At the same time that all this is happening, of course, as all of you know, image hating and image bashing increased, as did spirited rejection of relics and Dauerwunder. This is the period, obviously, of, uh, medieval iconoclasm. As many historians have noted, the fury of such attacks suggests how highly charged is the matter that must be destroyed in these assaults.
Behind such phenomena, both enthusiasm for transformed materiality and the need to destroy it, lay a keen sense that matter is powerful, hence dangerous, because labile and alive. Now, there was considerable confusion, both conceptual and practical, about this sort of Christian materiality. In an effort not so much to explain away this confusion, which is itself instructive, as to probe for the assumptions and anxieties behind it, I turn now to address directly what some philosophers and theologians said about holy matter.
I do so by looking especially at a few of the many places where they treat the topic of miracles. That is, cases where matter, under the direct action of God, ruptures the order of nature God himself has established. In what follows, as you see on the outline, I’m going to do several things.
Having given you examples of the kind of miracles I’m talking about, which is point one on the outline, I shall now argue, point two, that the problem of miracles was, to medieval intellectuals, a problem of the nature of the material. Then, point three, I shall consider briefly some conceptions of matter available to late medieval thinkers. Finally, I shall argue that both theologians and natural philosophers tried to use the understandings of matter available to them to rein in the miraculous conceptually without denying it entirely.
In discussing this, I shall underline the basic contradiction lurking behind all this ratiocination, the fact that the very understandings of matter that provided conceptual tools for limiting change contributed to a growing sense of it as dynamic substratum. Hence, late medieval conceptions of material transformation paralleled the behavior of actual transformed objects, which simultaneously proliferated and aroused increasingly acute opposition. So the kind of theories that you have are increasingly trying to control the thing, but the theory itself is making the thing more apt to happen.
And this is exactly what the things themselves are doing. Uh, they’re, they’re– these kinds of materials are, uh, miracles are happening more and more, and yet people’s anger, people’s hostility, people’s need to destroy it, you all know what I’m talking about, Lollards, Waldensians, Hussites, this kind of thing is, is increasing at the same time. In the later Middle Ages, theologians and natural philosophers spilled a good deal of ink discussing the miraculous, but their focus seems to us an odd one.
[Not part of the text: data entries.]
## Move parameter-gradient partials to LDS and defer wL loads to cut VGPR pressure

```diff
diff --git a/neuralpde.jl_amd/csrc/pinn_kernels2.hpp b/neuralpde.jl_amd/csrc/pinn_kernels2.hpp
--- a/neuralpde.jl_amd/csrc/pinn_kernels2.hpp
+++ b/neuralpde.jl_amd/csrc/pinn_kernels2.hpp
@@ -61,7 +61,7 @@
     vfloat4 w1bar[SH::D][SH::MTW];
     vfloat4 wLbar[SH::MTW];
     vfloat bLbar;
-    vfloat pbar[MAX_PARAMS];
+    float* pbs;
     vdacc lsum;
     int cur_term;
     STAMP_MEMBERS
@@ -131,16 +131,17 @@
     static constexpr int OFF_ZT = 2 * XSZB;
     static constexpr int OFF_UP = 2 * XSZB + (CHUNKED ? 0 : NW * ZTW);
     static constexpr int LDS_BASE = OFF_UP + LDS_UP;
+    static constexpr int LDS_PB = 4 * MAX_PARAMS * 16;
 #ifndef PINN_F2_WG3
 #define PINN_F2_WG3 0
 #endif
-    static constexpr int WG_PER_CU = (NW == 8) ? 1 : ((PINN_F2_WG3 && LDS_BASE * 4 <= 53 * 1024) ? 3 : ((LDS_BASE * 4 <= 80 * 1024) ? 2 : 1));
+    static constexpr int WG_PER_CU = (NW == 8) ? 1 : ((PINN_F2_WG3 && LDS_BASE * 4 <= 53 * 1024) ? 3 : (((LDS_BASE + LDS_PB) * 4 <= 80 * 1024) ? 2 : 1));
     static constexpr int RECQ = MT * 256;
     static constexpr int LDS_CAP = (WG_PER_CU == 3 ? 53 : (WG_PER_CU == 2 ? 80 : 160)) * 256 - 64;
     static constexpr int NRQ_ALL = (LH > 2 ? LH - 2 : 0) * NG;
-    static constexpr int NRQ_FIT = (LDS_CAP - LDS_BASE) / RECQ;
+    static constexpr int NRQ_FIT = (LDS_CAP - LDS_PB - LDS_BASE) / RECQ;
     static constexpr int NRQ = PINN_F2_REC_LDS ? (NRQ_FIT < NRQ_ALL ? (NRQ_FIT > 0 ? NRQ_FIT : 0) : NRQ_ALL) : 0;
-    static constexpr int LDS_WG = LDS_BASE + NRQ * RECQ;
+    static constexpr int LDS_WG = LDS_BASE + NRQ * RECQ + LDS_PB;
     static constexpr int OCC = WG_PER_CU * NW / 4;
     static constexpr int LDS_FWD = 2 * XSZB + LDS_UP;
     static constexpr int WG_FWD_LDS = (160 * 1024 - 1024) / (LDS_FWD * 4);
@@ -154,7 +155,7 @@
 };
 
 template <class S>
-DEV void acc2_init(Acc2<typename S::Shape>& ac, const GroupArgs& ga, int blk, int w, bool bwd) {
+DEV void acc2_init(Acc2<typename S::Shape>& ac, const GroupArgs& ga, int blk, int w, bool bwd, float* pbs) {
     constexpr int HP = S::HP, MT = S::MT, MTW = S::MTW, NHH = S::NHH, LH = S::LH, D = S::D;
     const vint lane = lane_id();
     const vint g = lane >> 4;
@@ -174,7 +175,9 @@
         PINN_UNROLL for (int t = 0; t < MTW; ++t) ac.w1bar[i][t] = vzero4();
     PINN_UNROLL for (int t = 0; t < MTW; ++t) ac.wLbar[t] = vzero4();
     ac.bLbar = vfloat(0.f);
-    PINN_UNROLL for (int i = 0; i < MAX_PARAMS; ++i) ac.pbar[i] = vfloat(0.f);
+    ac.pbs = pbs;
+    if (bwd && w < 4)
+        PINN_UNROLL for (int i = 0; i < MAX_PARAMS; ++i) lds_store(pbs, vint((w * MAX_PARAMS + i) * 16) + c, vfloat(0.f));
     ac.lsum = vdacc_zero();
     ac.cur_term = -1;
     STAMP_INIT(ac)
@@ -195,7 +198,7 @@
         if (w == 0) {
             const vbool l0 = veq(lane, 0);
             ac.bLbar = gload_masked(slab + S::O_BL, lane & vint(0), l0);
-            PINN_UNROLL for (int j = 0; j < MAX_PARAMS; ++j) ac.pbar[j] = gload_masked(slab + S::O_P, vint(j) + (lane & vint(0)), l0);
+            PINN_UNROLL for (int j = 0; j < MAX_PARAMS; ++j) lds_store_masked(pbs, vint(j * 16) + c, gload_masked(slab + S::O_P, vint(j) + (lane & vint(0)), l0), l0);
         }
     }
 }
@@ -214,7 +217,7 @@
     constexpr bool WPRE = (MT * MTW * 4 <= 16);
     constexpr bool TR_OVL = S::BFX_TR && WPRE && !S::CHUNKED;
     const int wave = blk * S::NW + w;
-    const vint lane = lane_id();
+    const vint lane = lane_id_fresh();
     const vint g = lane >> 4;
     const vint c = lane & vint(15);
     const vbool g0 = veq(g, 0);
@@ -248,7 +251,7 @@
     auto& w1bar = ac.w1bar;
     auto& wLbar = ac.wLbar;
     vfloat& bLbar = ac.bLbar;
-    auto& pbar = ac.pbar;
+    float* pbs = ac.pbs;
     vdacc& lsum = ac.lsum;
     int& cur_term = ac.cur_term;
 
@@ -260,10 +263,11 @@
     };
     auto ld_bias = [&](int layer, int t) -> vfloat4 { return ub_load4(PB, S::off_b(layer) + 16 * (w * MTW + t), g << 2); };
 
-    vfloat4 wL[MTW];
-    PINN_UNROLL for (int t = 0; t < MTW; ++t) wL[t] = ub_load4(PB, S::OFF_WL + 16 * (w * MTW + t), g << 2);
+    auto ld_wL = [&](vfloat4 (&wL)[MTW], vfloat& bL) {
+        PINN_UNROLL for (int t = 0; t < MTW; ++t) wL[t] = ub_load4(PB, S::OFF_WL + 16 * (w * MTW + t), g << 2);
+        bL = ub_load(PB, S::OFF_BL, lane & vint(0));
+    };
     const vbf8 wb_probe = ((PINN_PROBE & 8) && S::BFIMG) ? ub_load_bf8(PB, S::OFF_WB, lane << 2) : vbf8{};
-    const float bL = P[S::OFF_BL];
 
     wave_prio(1);
     const int first = tile_lo + (((blk - tile_lo) % nblocks) + nblocks) % nblocks;
@@ -274,7 +278,7 @@
             if (tix >= ga.terms[j].tile0) k = j;
         if (k != cur_term) {
             if (cur_term >= 0 && SUMS)
-                ga.losspart[(size_t)wave * ga.nterms_total + ga.terms[cur_term].term_id] = wave_sum_dd(lsum, g0);
+                ga.losspart[(size_t)wave * ga.nterms_total + ga.terms[cur_term].term_id] = wave_sum_dd(lsum, g0, lane_id_fresh());
             lsum = vdacc_zero();
             cur_term = k;
         }
@@ -448,6 +452,9 @@
         vfloat srcv[SRC_PRE];
         PINN_UNROLL for (int j = 0; j < SRC_PRE; ++j) srcv[j] = vfloat(0.f);
         vbool valid_w = valid[0];
+        vfloat4 wL[MTW];
+        vfloat bL;
+        if (RECIN || NHH == 0) ld_wL(wL, bL);
         PINN_UNROLL for (int pg = 1; pg < PG; ++pg) if (w == pg) valid_w = valid[pg];
         if (!RECIN) {
             PINN_UNROLL for (int t = 0; t < MTW; ++t) {
@@ -476,13 +483,17 @@
                         PINN_UNROLL for (int t = 0; t < MTW; ++t)
                             PINN_UNROLL for (int sp = 0; sp < 3; ++sp)
                                 wb[kb][t][sp] = (PINN_PROBE & 8) ? wb_probe : ub_load_bf8(PB, S::OFF_WB + (((hl * MT + w * MTW + t) * S::KB + kb) * 3 + sp) * 256, lane << 2);
+                    if (hl == NHH - 1) ld_wL(wL, bL);
                     sched_fence();
                 } else if (WPRE) {
                     PINN_UNROLL for (int mi = 0; mi < MT; ++mi)
                         PINN_UNROLL for (int t = 0; t < MTW; ++t)
                             wf[mi][t] = ld_wf(hl, t, mi);
                     PINN_UNROLL for (int t = 0; t < MTW; ++t) bv[t] = ld_bias(hl + 1, t);
+                    if (hl == NHH - 1) ld_wL(wL, bL);
                     sched_fence();
+                } else if (hl == NHH - 1) {
+                    ld_wL(wL, bL);
                 }
                 if (TR_OVL && BWD && hl == 0) wg_barrier();
                 publish(Xin, A);
@@ -558,7 +569,7 @@
                 PINN_UNROLL for (int ch = 0; ch < C; ++ch) {
                     vfloat s = vfloat(0.f);
                     PINN_UNROLL for (int ws = 0; ws < S::NW; ++ws) s = s + lds_load(UP, vint((ws * NG + pg * C + ch) * 16) + c);
-                    U[pg][ch] = (ch == 0) ? s + vfloat(bL) : s;
+                    U[pg][ch] = (ch == 0) ? s + bL : s;
                 }
         } else {
             PINN_UNROLL for (int pg = 0; pg < PG; ++pg)
@@ -722,7 +733,8 @@
                                 gstore_masked(T.src_bar, vint(j * T.N + pbase + 16 * w) + c, rbar * tape_get(ta, DT + NP + C + j), vand(vin, g0));
                         for (int j = 0; j < ga.nparams_estim; ++j) {
                             vfloat pj = vselect(vand(g0, vin), rbar * tape_get(ta, DT + j), vfloat(0.f));
-                            PINN_UNROLL for (int jj = 0; jj < MAX_PARAMS; ++jj) if (jj == j) pbar[jj] += pj;
+                            const vint at = vint((w * MAX_PARAMS + j) * 16) + (lane_id_fresh() & vint(15));
+                            lds_store_masked(pbs, at, lds_load(pbs, at) + pj, g0);
                         }
                         }
                     }
@@ -1130,7 +1142,7 @@
 template <class S, int PG = S::PG >
 DEV void acc2_store(Acc2<typename S::Shape>& ac, const GroupArgs& ga, int blk, int w, float* lds) {
     constexpr int HP = S::HP, MT = S::MT, MTW = S::MTW, NHH = S::NHH, LH = S::LH, D = S::D, NG = S::NG;
-    const vint lane = lane_id();
+    const vint lane = lane_id_fresh();
     const vint g = lane >> 4;
     const vint c = lane & vint(15);
     float* slab = ga.slabs + (size_t)blk * S::SLAB;
@@ -1155,15 +1167,19 @@
     static_assert(4 * MAX_PARAMS <= 16, "UB holds the per-wave parameter partials");
     const vbool all = vlt(lane, 64);
     float* UBp = UP + S::NW * NG * 16;
+    const vbool g0 = veq(g, 0);
+    auto pbar_of = [&](int j) -> vfloat {
+        return vselect(g0, lds_load(ac.pbs, vint((w * MAX_PARAMS + j) * 16) + c), vfloat(0.f));
+    };
     if (w > 0 && w < PG)
         PINN_UNROLL for (int j = 0; j < MAX_PARAMS; ++j)
-            lds_store(UBp, vint(w * MAX_PARAMS + j) + (lane & vint(0)), vfloat((float)wave_sum_d(ac.pbar[j], all)));
+            lds_store(UBp, vint(w * MAX_PARAMS + j) + (lane & vint(0)), vfloat((float)wave_sum_d(pbar_of(j), all)));
     if (PG > 1) wg_barrier();
     if (w == 0) {
         float s = (float)wave_sum_d(ac.bLbar, all);
         gstore_masked(slab + S::O_BL, vint(0), vfloat(s), veq(lane, 0));
         PINN_UNROLL for (int j = 0; j < MAX_PARAMS; ++j) {
-            vfloat sp = vfloat((float)wave_sum_d(ac.pbar[j], all));
+            vfloat sp = vfloat((float)wave_sum_d(pbar_of(j), all));
             PINN_UNROLL for (int ws = 1; ws < PG; ++ws) sp = sp + lds_load(UBp, vint(ws * MAX_PARAMS + j) + (lane & vint(0)));
             gstore_masked(slab + S::O_P, vint(j), sp, veq(lane, 0));
         }
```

From the twelfth century on, the miracles actually recorded as worked by holy people were overwhelmingly miracles of healing. But the paradigmatic miracles discussed by intellectuals were materials– uh, miracles of material transformation, especially the wedding at Cana described in the Gospel of John, where Christ changed water into wine, and the contest between Aaron and Pharaoh’s magicians in Exodus seven. Indeed, healings, resurrections, and exorcisms were themselves treated as questions of the manipulation of bodily stuff, and delineating exactly how spirits, either angels or demons, might interact with and employ bodies received a great deal of attention.
In the twelfth century, Peter the Venerable argued that the distinction between counterfeit miracles, such as those of Pharaoh’s magicians, and true Christian ones, was not only that magic had a natural cause, and miracle a cause beyond nature, but also that counterfeit miracles vanished quickly and take much education to perform, whereas Christian miracles are solid and real, firmly rooted in matter. A century later, Albert the Great explained that both the marvelous and the miraculous result in real transformation, and stated decisively, quote, “The method of miracles is this: the transformation of matter.” To Aquinas, it is exactly because demons cannot fundamentally alter bodies that the rods made by Pharaoh’s magicians are only magic and manipulations of natural change.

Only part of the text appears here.